1. have a look at qemu's ebuild here (this is basically a shell script that's equivalent to a port Makefile)
at line 61, defined as IUSE those are the USE flags that can be enabled/disabled for this package.

at line 501 - this is one of the functions that gets called during the configure stage of the package. all the states of those USE flags are built up in the conf_opts variable via the use_enable, conf_, usex functions.
so as you see most configure options get --enable-FOO --disable-FOO-ed explicitly when ./configure is run prior to compilation.

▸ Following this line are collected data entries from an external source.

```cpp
static std::string keyf(const char* fmt, ...) {
  char buf[256];
  va_list ap;
  va_start(ap, fmt);
  vsnprintf(buf, sizeof(buf), fmt, ap);
  va_end(ap);
  return std::string(buf);
}

static TilePlan plan_single(const lfgpu_ctx* c, void* A, size_t rows, u32 logn, size_t ld) {
  TilePlan p{};
  u32 logC = (u32)c->tile_log - logn;
  u32 need = lf_log2(rows);
  if (logC > need) logC = need;
  p.src = (const elt_t*)A;
  p.dst = (elt_t*)A;
  p.src_row = p.dst_row = 0;
  p.src_tile = p.dst_tile = (long long)ld << logC;
  p.sk = p.dk = 1;
  p.sc = p.dc = (long long)ld;
  p.logT = logn;
  p.logC = logC;
  p.nbatch = (u32)rows;
  p.kfast_src = p.kfast_dst = 1;
  return p;
}

template <class O>
static int fp_root_table(lfgpu_ctx* c, const elt_t wn, u32 logn, u32 logTw, std::string* key_out, void** dW) {
// ... 340 lines not shown
```

### longfellow-zk_amd/csrc/fp_tile_arith.h

```cpp
#pragma once
#include "fields.h"

#if defined(__HIP_DEVICE_COMPILE__)
__device__ __forceinline__ elt_t fpt_add(elt_t a, elt_t b) {
  FP_W(a, a0, a1, a2, a3);
  FP_W(b, b0, b1, b2, b3);
  u32 s0, s1, s2, s3, d0, d1, d2, d3;
  u64 c;
  asm("v_add_co_u32 %0, vcc, %9, %13\n\t"
      "s_nop 1\n\t"
      "v_addc_co_u32 %1, vcc, %10, %14, vcc\n\t"
      "s_nop 1\n\t"
      "v_addc_co_u32 %2, vcc, %11, %15, vcc\n\t"
      "s_nop 1\n\t"
      "v_addc_co_u32 %3, %8, %12, %16, vcc\n\t"
      "v_subrev_co_u32 %4, vcc, 1, %0\n\t"
      "s_nop 1\n\t"
      "v_subbrev_co_u32 %5, vcc, 0, %1, vcc\n\t"
      "s_nop 1\n\t"
      "v_subbrev_co_u32 %6, vcc, 0, %2, vcc\n\t"
      "s_nop 1\n\t"
      "v_subb_co_u32 %7, vcc, %3, %17, vcc\n\t"
      "s_nop 1\n\t"
      "s_andn2_b64 vcc, vcc, %8\n\t"
// ... 171 lines not shown
__device__ __forceinline__ elt_t fpt_mul_sw(elt_t a, elt_t b) { return fpt_mul_t<true>(a, b); }


__device__ __forceinline__ void fpt_bfly2_lazy(elt_t& xp, elt_t& yp, elt_t& xq, elt_t& yq) {
  FP_W(xp, up0, up1, up2, up3);
  FP_W(yp, tp0, tp1, tp2, tp3);
  FP_W(xq, uq0, uq1, uq2, uq3);
  FP_W(yq, tq0, tq1, tq2, tq3);
  u32 dp0, dp1, dp2, dp3, dq0, dq1, dq2, dq3, eap, esp, eaq, esq;
  u64 c1, c2, c3;
  asm("v_add_co_u32 %[dp0], vcc, %[up0], %[tp0]\n\t"
      "v_sub_co_u32 %[tp0], %[c1], %[up0], %[tp0]\n\t"
      "v_add_co_u32 %[dq0], %[c2], %[uq0], %[tq0]\n\t"
      "v_sub_co_u32 %[tq0], %[c3], %[uq0], %[tq0]\n\t"
      "v_addc_co_u32 %[dp1], vcc, %[up1], %[tp1], vcc\n\t"
      "v_subb_co_u32 %[tp1], %[c1], %[up1], %[tp1], %[c1]\n\t"
      "v_addc_co_u32 %[dq1], %[c2], %[uq1], %[tq1], %[c2]\n\t"
      "v_subb_co_u32 %[tq1], %[c3], %[uq1], %[tq1], %[c3]\n\t"
      "v_addc_co_u32 %[dp2], vcc, %[up2], %[tp2], vcc\n\t"
      "v_subb_co_u32 %[tp2], %[c1], %[up2], %[tp2], %[c1]\n\t"
      "v_addc_co_u32 %[dq2], %[c2], %[uq2], %[tq2], %[c2]\n\t"
      "v_subb_co_u32 %[tq2], %[c3], %[uq2], %[tq2], %[c3]\n\t"
      "v_addc_co_u32 %[dp3], vcc, %[up3], %[tp3], vcc\n\t"
      "v_subb_co_u32 %[tp3], %[c1], %[up3], %[tp3], %[c1]\n\t"
      "v_addc_co_u32 %[dq3], %[c2], %[uq3], %[tq3], %[c2]\n\t"
      "v_subb_co_u32 %[tq3], %[c3], %[uq3], %[tq3], %[c3]\n\t"
      "v_cndmask_b32 %[eap], 0, %[k], vcc\n\t"
      "v_cndmask_b32 %[esp], 0, %[k], %[c1]\n\t"
      "v_cndmask_b32 %[eaq], 0, %[k], %[c2]\n\t"
      "v_cndmask_b32 %[esq], 0, %[k], %[c3]\n\t"
      "v_subbrev_co_u32 %[dp0], vcc, 0, %[dp0], vcc\n\t"
      "v_addc_co_u32 %[tp0], %[c1], 0, %[tp0], %[c1]\n\t"
      "v_subbrev_co_u32 %[dq0], %[c2], 0, %[dq0], %[c2]\n\t"
      "v_addc_co_u32 %[tq0], %[c3], 0, %[tq0], %[c3]\n\t"
      "v_subbrev_co_u32 %[dp1], vcc, 0, %[dp1], vcc\n\t"
      "v_addc_co_u32 %[tp1], %[c1], 0, %[tp1], %[c1]\n\t"
      "v_subbrev_co_u32 %[dq1], %[c2], 0, %[dq1], %[c2]\n\t"
      "v_addc_co_u32 %[tq1], %[c3], 0, %[tq1], %[c3]\n\t"
      "v_subbrev_co_u32 %[dp2], vcc, 0, %[dp2], vcc\n\t"
      "v_addc_co_u32 %[tp2], %[c1], 0, %[tp2], %[c1]\n\t"
      "v_subbrev_co_u32 %[dq2], %[c2], 0, %[dq2], %[c2]\n\t"
      "v_addc_co_u32 %[tq2], %[c3], 0, %[tq2], %[c3]\n\t"
      "v_subb_co_u32 %[dp3], vcc, %[dp3], %[eap], vcc\n\t"
      "v_addc_co_u32 %[tp3], %[c1], %[esp], %[tp3], %[c1]\n\t"
      "v_subb_co_u32 %[dq3], %[c2], %[dq3], %[eaq], %[c2]\n\t"
      "v_addc_co_u32 %[tq3], %[c3], %[esq], %[tq3], %[c3]"
      : [dp0] "=&v"(dp0), [dp1] "=&v"(dp1), [dp2] "=&v"(dp2), [dp3] "=&v"(dp3), [dq0] "=&v"(dq0), [dq1] "=&v"(dq1), [dq2] "=&v"(dq2),
        [dq3] "=&v"(dq3), [tp0] "+v"(tp0), [tp1] "+v"(tp1), [tp2] "+v"(tp2), [tp3] "+v"(tp3), [tq0] "+v"(tq0), [tq1] "+v"(tq1),
        [tq2] "+v"(tq2), [tq3] "+v"(tq3), [eap] "=&v"(eap), [esp] "=&v"(esp), [eaq] "=&v"(eaq), [esq] "=&v"(esq), [c1] "=&s"(c1),
        [c2] "=&s"(c2), [c3] "=&s"(c3)
      : [up0] "v"(up0), [up1] "v"(up1), [up2] "v"(up2), [up3] "v"(up3), [uq0] "v"(uq0), [uq1] "v"(uq1), [uq2] "v"(uq2), [uq3] "v"(uq3),
        [k] "v"(0xfffff000u)
      : "vcc");
  xp = FP_PACK(dp0, dp1, dp2, dp3);
  yp = FP_PACK(tp0, tp1, tp2, tp3);
  xq = FP_PACK(dq0, dq1, dq2, dq3);
  yq = FP_PACK(tq0, tq1, tq2, tq3);
}

__device__ __forceinline__ void fpt_bfly_lazy(elt_t& x, elt_t& y) {
  FP_W(x, u0, u1, u2, u3);
  FP_W(y, t0, t1, t2, t3);
  u32 d0, d1, d2, d3, y0, y1, y2, y3, ea, es;
  u64 c1;
  asm("v_add_co_u32 %[d0], vcc, %[u0], %[t0]\n\t"
      "v_sub_co_u32 %[y0], %[c1], %[u0], %[t0]\n\t"
      "s_nop 0\n\t"
      "v_addc_co_u32 %[d1], vcc, %[u1], %[t1], vcc\n\t"
      "v_subb_co_u32 %[y1], %[c1], %[u1], %[t1], %[c1]\n\t"
      "s_nop 0\n\t"
      "v_addc_co_u32 %[d2], vcc, %[u2], %[t2], vcc\n\t"
      "v_subb_co_u32 %[y2], %[c1], %[u2], %[t2], %[c1]\n\t"
      "s_nop 0\n\t"
      "v_addc_co_u32 %[d3], vcc, %[u3], %[t3], vcc\n\t"
      "v_subb_co_u32 %[y3], %[c1], %[u3], %[t3], %[c1]\n\t"
      "s_nop 0\n\t"
      "v_cndmask_b32 %[ea], 0, %[k], vcc\n\t"
      "v_cndmask_b32 %[es], 0, %[k], %[c1]\n\t"
      "v_subbrev_co_u32 %[d0], vcc, 0, %[d0], vcc\n\t"
      "v_addc_co_u32 %[y0], %[c1], 0, %[y0], %[c1]\n\t"
      "s_nop 0\n\t"
      "v_subbrev_co_u32 %[d1], vcc, 0, %[d1], vcc\n\t"
      "v_addc_co_u32 %[y1], %[c1], 0, %[y1], %[c1]\n\t"
      "s_nop 0\n\t"
      "v_subbrev_co_u32 %[d2], vcc, 0, %[d2], vcc\n\t"
      "v_addc_co_u32 %[y2], %[c1], 0, %[y2], %[c1]\n\t"
      "s_nop 0\n\t"
      "v_subb_co_u32 %[d3], vcc, %[d3], %[ea], vcc\n\t"
      "v_addc_co_u32 %[y3], %[c1], %[es], %[y3], %[c1]"
      : [d0] "=&v"(d0), [d1] "=&v"(d1), [d2] "=&v"(d2), [d3] "=&v"(d3), [y0] "=&v"(y0), [y1] "=&v"(y1), [y2] "=&v"(y2), [y3] "=&v"(y3),
        [ea] "=&v"(ea), [es] "=&v"(es), [c1] "=&s"(c1)
      : [u0] "v"(u0), [u1] "v"(u1), [u2] "v"(u2), [u3] "v"(u3), [t0] "v"(t0), [t1] "v"(t1), [t2] "v"(t2), [t3] "v"(t3), [k] "v"(0xfffff000u)
      : "vcc");
  x = FP_PACK(d0, d1, d2, d3);
  y = FP_PACK(y0, y1, y2, y3);
}
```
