# cc-ai/climategan

Measured on AMD Instinct MI355X. Metric: 640x640 images/sec (G+D step): per-domain sample slots per second of the joint Masker+Painter training step (update_G + update_D), global batch 32 per domain, higher is better.
Workload: dtype bf16

## Files before the change

climategan_amd/csrc/conv_gemm.h:

```cpp
#pragma once
#include "cgan_common.h"

struct ConvGemmArgs {
  const uint16_t* x;
  const u32x4* w;
  const float* bias;
  const uint16_t* res;
  const uint16_t* res2;
  uint16_t* y;
  int n, h_in, w_in, cin_s;
  int cout, cout_s, ctiles, ksteps;
  int kh, kw, stride, pad, dil, pad_mode;
  int h_out, w_out, npix;
  int act, has_res, res_ups;
  float slope;
  float* stats;
};

struct ConvGemmCls {
  int koff;
  int kh, kw;
  int offy, offx;
};
struct ConvGemmExtArgs {
  ConvGemmArgs a;
  int cls_s;
  int ksplit;
  int ks_per;
  float* ws;
  int pair;
  ConvGemmCls cls[4];
};
bool conv_gemm_ext_shape_ok(const ConvGemmArgs& a);
int conv_gemm_splitk_plan(const ConvGemmArgs& a);
size_t conv_gemm_splitk_workspace_bytes(const ConvGemmArgs& a, int ksplit);
int conv_gemm_splitk_launch(const ConvGemmArgs& a, int ksplit, float* ws, int dtype, hipStream_t s);
int conv_gemm_cls_launch(const ConvGemmArgs& a, int cls_s, const ConvGemmCls* cls, int dtype, hipStream_t s);
int conv_gemm_pair_launch(const ConvGemmArgs& a, int dtype, hipStream_t s);

bool conv_gemm_applicable(const CganConvDesc* d);
int conv_gemm_launch(const ConvGemmArgs& a, int dtype, hipStream_t s);
bool conv_gemm_res2_ok(const ConvGemmArgs& a, int dtype);
int conv_gemm_stats_chunk_pixels(const ConvGemmArgs& a, int dtype);
bool conv_gemm_big_ok(const ConvGemmArgs& a);
bool conv1x1_allc_ok(const ConvGemmArgs& a);
int conv1x1_allc_launch(const ConvGemmArgs& a, int dtype, hipStream_t s);
int conv_gemm_big_launch(const ConvGemmArgs& a, int dtype, hipStream_t s);
bool conv_gemm_big_pair_ok(const ConvGemmArgs& a, int dtype);
int conv_gemm_big_pair_launch(const ConvGemmArgs& a, int dtype, hipStream_t s);
bool conv1x1_xres_ok(const ConvGemmArgs& a);
int conv1x1_xres_launch(const ConvGemmArgs& a, int dtype, hipStream_t s);

#ifdef __HIPCC__
typedef float f32x2 __attribute__((ext_vector_type(2)));

__device__ __forceinline__ float row16_sum(float v) {
  v += __builtin_bit_cast(float, __builtin_amdgcn_update_dpp(0, __builtin_bit_cast(int, v), 0x128, 0xf, 0xf, false));
  v += __builtin_bit_cast(float, __builtin_amdgcn_update_dpp(0, __builtin_bit_cast(int, v), 0x124, 0xf, 0xf, false));
  v += __builtin_bit_cast(float, __builtin_amdgcn_update_dpp(0, __builtin_bit_cast(int, v), 0x122, 0xf, 0xf, false));
  v += __builtin_bit_cast(float, __builtin_amdgcn_update_dpp(0, __builtin_bit_cast(int, v), 0x121, 0xf, 0xf, false));
  return v;
}

template <typename T, int WC, int WP>
__device__ __forceinline__ void conv_gemm_stats_epilogue(f32x4 (&acc)[WC][WP], const ConvGemmArgs& p, int cout_base,
                                                         int chunk, int j, int g) {
  if (p.bias) {
#pragma unroll
    for (int c = 0; c < WC; ++c) {
      const int chb = cout_base + c * 16 + 4 * g;
      const f32x4 b = chb < p.cout_s ? *reinterpret_cast<const f32x4*>(p.bias + chb) : (f32x4){0.f, 0.f, 0.f, 0.f};
#pragma unroll
      for (int t = 0; t < WP; ++t) acc[c][t] += b;
    }
  }
  constexpr float inv_cnt = 1.f / (float)(WP * 16);
#pragma unroll
  for (int c = 0; c < WC; ++c) {
    f32x2 vr[WP][2];
#pragma unroll
    for (int t = 0; t < WP; ++t) {
#pragma unroll
      for (int hh = 0; hh < 2; ++hh) {
        float r0, r1;
        unpack2<T>(pack2<T>(acc[c][t][2 * hh], acc[c][t][2 * hh + 1]), r0, r1);
        vr[t][hh] = (f32x2){r0, r1};
      }
    }
    f32x2 s0[2] = {vr[0][0], vr[0][1]};
#pragma unroll
    for (int t = 1; t < WP; ++t) {
      s0[0] += vr[t][0];
      s0[1] += vr[t][1];
    }
    float sm[4], sq[4];
#pragma unroll
    for (int r = 0; r < 4; ++r) sm[r] = row16_sum(s0[r >> 1][r & 1]) * inv_cnt;
    const f32x2 m2[2] = {(f32x2){sm[0], sm[1]}, (f32x2){sm[2], sm[3]}};
    f32x2 s1[2];
#pragma unroll
    for (int hh = 0; hh < 2; ++hh) {
      const f32x2 dv = vr[0][hh] - m2[hh];
      s1[hh] = dv * dv;
    }
// ... 141 lines not shown
```

climategan_amd/csrc/conv_gemm.hip:

```cpp
#include "conv_gemm.h"
#include <type_traits>

namespace {

__device__ __attribute__((aligned(16))) unsigned int g_gemm_zeros[4];

constexpr int NSTAGE = 3;
CGAN_KNOB(int, g_gemm_ws, 0);

__device__ __forceinline__ int reflect_i(int i, int n) {
  if (i < 0) i = -i;
  if (i >= n) i = 2 * n - 2 - i;
  return i;
}

template <typename T, int WAVES_C, int WC, int WP, bool REFLECT, int NS = NSTAGE, bool RES2 = false>
__global__ __launch_bounds__(256, 2) void conv_gemm_kernel(ConvGemmArgs p, int npb, int ncb) {
  constexpr int WAVES_P = 4 / WAVES_C;
  constexpr int CT_BLK = WAVES_C * WC;
  constexpr int PT_BLK = WAVES_P * WP;
  constexpr int STAGE_BYTES = (CT_BLK + PT_BLK) * 1024;
  constexpr int W_PER_WAVE = CT_BLK / 4;
  constexpr int P_PER_WAVE = PT_BLK / 4;
  constexpr int DMA_PER_WAVE = W_PER_WAVE + P_PER_WAVE;
  static_assert(CT_BLK % 4 == 0 && PT_BLK % 4 == 0, "tiles must split evenly over the 4 waves");
  extern __shared__ __attribute__((aligned(1024))) unsigned char smem[];

  const int lane = threadIdx.x & 63;
  const int wave = __builtin_amdgcn_readfirstlane(threadIdx.x >> 6);
  const int j = lane & 15;
  const int g = lane >> 4;
  const int wc = wave % WAVES_C, wp = wave / WAVES_C;

  const int xcd = blockIdx.x & 7, slot = blockIdx.x >> 3;
  const int cblk = slot % ncb;
  const int pblk = xcd * ((npb + 7) >> 3) + slot / ncb;
  if (pblk >= npb) return;

  int pbase[P_PER_WAVE], py0[P_PER_WAVE], px0[P_PER_WAVE];
#pragma unroll
  for (int m = 0; m < P_PER_WAVE; ++m) {
    int pix = (pblk * PT_BLK + wave + 4 * m) * 16 + j;
    bool v = pix < p.npix;
    int pc = v ? pix : 0;
    int ox = pc % p.w_out;
    int r = pc / p.w_out;
    int oy = r % p.h_out;
    int nn = r / p.h_out;
    pbase[m] = nn * p.h_in * p.w_in * p.cin_s + g * 8;
    py0[m] = v ? oy * p.stride - p.pad : -(1 << 28);
    px0[m] = ox * p.stride - p.pad;
  }
  const int ccn = p.cin_s >> 5;
  const long zero_off = reinterpret_cast<const unsigned char*>(g_gemm_zeros) - reinterpret_cast<const unsigned char*>(p.x);

  int i_ky = 0, i_kx = 0, i_cc = 0, i_buf = 0;
  auto issue_piece = [&](int piece) {
    unsigned char* buf = smem + i_buf * STAGE_BYTES;
    if (piece < W_PER_WAVE) {
      const int i = wave + 4 * piece;
      const int ct = min(cblk * CT_BLK + i, p.ctiles - 1);
      const u32x4* src = p.w + ((size_t)ct * p.ksteps + (i_ky * p.kw + i_kx) * ccn + i_cc) * 64 + lane;
      __builtin_amdgcn_global_load_lds((const __attribute__((address_space(1))) void*)src,
                                       (__attribute__((address_space(3))) void*)(buf + i * 1024), 16, 0, 0);
    } else {
      const int m = piece - W_PER_WAVE;
      const int i = wave + 4 * m;
      int iy = py0[m] + i_ky * p.dil, ix = px0[m] + i_kx * p.dil;
      bool ok;
      if (REFLECT) {
        ok = py0[m] > -(1 << 27);
        iy = reflect_i(ok ? iy : 0, p.h_in);
        ix = reflect_i(ix, p.w_in);
      } else {
        ok = (unsigned)iy < (unsigned)p.h_in && (unsigned)ix < (unsigned)p.w_in;
      }
      const long off = ok ? (long)(pbase[m] + (iy * p.w_in + ix) * p.cin_s + i_cc * 32) * 2 : zero_off;
      const unsigned char* src = reinterpret_cast<const unsigned char*>(p.x) + off;
      __builtin_amdgcn_global_load_lds((const __attribute__((address_space(1))) void*)src,
                                       (__attribute__((address_space(3))) void*)(buf + (CT_BLK + i) * 1024), 16, 0, 0);
    }
  };
  auto issue_advance = [&]() {
    const int kx1 = i_kx + 1;
    const bool wx = kx1 == p.kw;
    i_kx = wx ? 0 : kx1;
    const int ky1 = i_ky + (wx ? 1 : 0);
    const bool wy = ky1 == p.kh;
    i_ky = wy ? 0 : ky1;
    const int cc1 = i_cc + (wy ? 1 : 0);
    i_cc = cc1 == ccn ? 0 : cc1;
    i_buf = (i_buf + 1 == NS) ? 0 : i_buf + 1;
  };
  auto issue = [&]() {
#pragma unroll
    for (int q = 0; q < DMA_PER_WAVE; ++q) issue_piece(q);
    issue_advance();
  };

  f32x4 acc[WC][WP];
#pragma unroll
  for (int c = 0; c < WC; ++c)
#pragma unroll
    for (int t = 0; t < WP; ++t) acc[c][t] = (f32x4){0.f, 0.f, 0.f, 0.f};

  issue();
  if (NS > 2) issue();
  int r_buf = 0;
  for (int ks = 0; ks < p.ksteps; ++ks) {
    asm volatile("s_waitcnt vmcnt(%0) lgkmcnt(0)" ::"n"((NS - 2) * DMA_PER_WAVE) : "memory");
    __builtin_amdgcn_s_barrier();
    const unsigned char* buf = smem + r_buf * STAGE_BYTES;
    u32x4 a[WC], b[WP];
#pragma unroll
    for (int t = 0; t < WP; ++t)
      b[t] = *reinterpret_cast<const u32x4*>(buf + (CT_BLK + wp * WP + t) * 1024 + lane * 16);
#pragma unroll
    for (int c = 0; c < WC; ++c) a[c] = *reinterpret_cast<const u32x4*>(buf + (wc * WC + c) * 1024 + lane * 16);
    constexpr int NM = WC * WP;
    constexpr int GAP = NM / (DMA_PER_WAVE + 1);
    __builtin_amdgcn_sched_barrier(0);
#pragma unroll
    for (int i = 0; i < NM; ++i) {
      const int c = i / WP, t = i % WP;
      acc[c][t] = mfma16(as_vec8<T>(a[c]), as_vec8<T>(b[t]), acc[c][t]);
      if ((i + 1) % GAP == 0 && (i + 1) / GAP <= DMA_PER_WAVE) {
        issue_piece((i + 1) / GAP - 1);
        __builtin_amdgcn_sched_barrier(0);
      }
    }
    issue_advance();
    r_buf = (r_buf + 1 == NS) ? 0 : r_buf + 1;
  }

  constexpr int ROWB = WC * 64 + 16;
  constexpr int PP = (4 * 4 * 16 * ROWB <= NS * STAGE_BYTES && WP % 4 == 0) ? 4
                     : (4 * 2 * 16 * ROWB <= NS * STAGE_BYTES ? 2 : 1);
  static_assert(4 * PP * 16 * ROWB <= NS * STAGE_BYTES, "epilogue staging does not fit");
  static_assert(WP % PP == 0, "WP must be a multiple of PP");
  asm volatile("s_waitcnt vmcnt(0) lgkmcnt(0)" ::: "memory");
  __builtin_amdgcn_s_barrier();
  unsigned char* stg = smem + wave * (PP * 16 * ROWB);
  const int cout_base = (cblk * CT_BLK + wc * WC) * 16;
  const float* bias_ep = p.bias;
  if (p.stats && (pblk * PT_BLK + wp * WP) * 16 < p.npix) {
    conv_gemm_stats_epilogue<T, WC, WP>(acc, p, cout_base, pblk * WAVES_P + wp, j, g);
    if (p.bias) bias_ep = nullptr;
  }
  conv_gemm_staged_store<T, WC, WP, PP, RES2>(acc, p, stg, (pblk * PT_BLK + wp * WP) * 16, cout_base, bias_ep, lane, j, g);
}
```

2. in Gentoo there is a script called revdep-rebuild that I use after every single update session. this scripts detects if there is any binary on the system that's dynamically linked against a missing library.
your scenario would eventually generate a hit if remotely compiled packages are being installed, a lib was picked up accidentally and the lib is not properly marked as a dependency in the ebuild. while I guess this might happen, I have never seen this corner case on my systems - and I actually actively look for this kind of breakage.
a simplified FreeBSD version of this script is here btw: FreeBSD revdep-rebuild.sh , originally made for this breakage

3. during (library) package removals portage checks if the .so file that should be removed from the filesystem is used by any binary. if the answer is yes then the package is marked as removed, but the .so is kept on the filesystem until the package containing the binary that still used that lib is removed.

4. portage uses a sandbox to make sure that filesystem writes are limited to the build directory during the build process, but there is no special dependency-limiting chroot.

hope that helps, I never looked under the cover since python is not a language I understand.
 
Being a big user of audio pro software that are into external repositories, I shifted to gentoo and looked back only one time. But a few months later I was back to gentoo. And with time, I get really happy that gentoo support both openrc and systemd. So my machine are systemd free.

With gentoo, as it is a source based distribution, the dependencies of a given software are what is installed into the machine, which imply the external software from an overlay remain always in sync with the main tree.

Another gentoo goodies is that you can set the system to install a stable amd64 kernel and kernel headers, when the rest of the system is ~amd64 (something like debian testing), and get both a very stable system and the last software updates.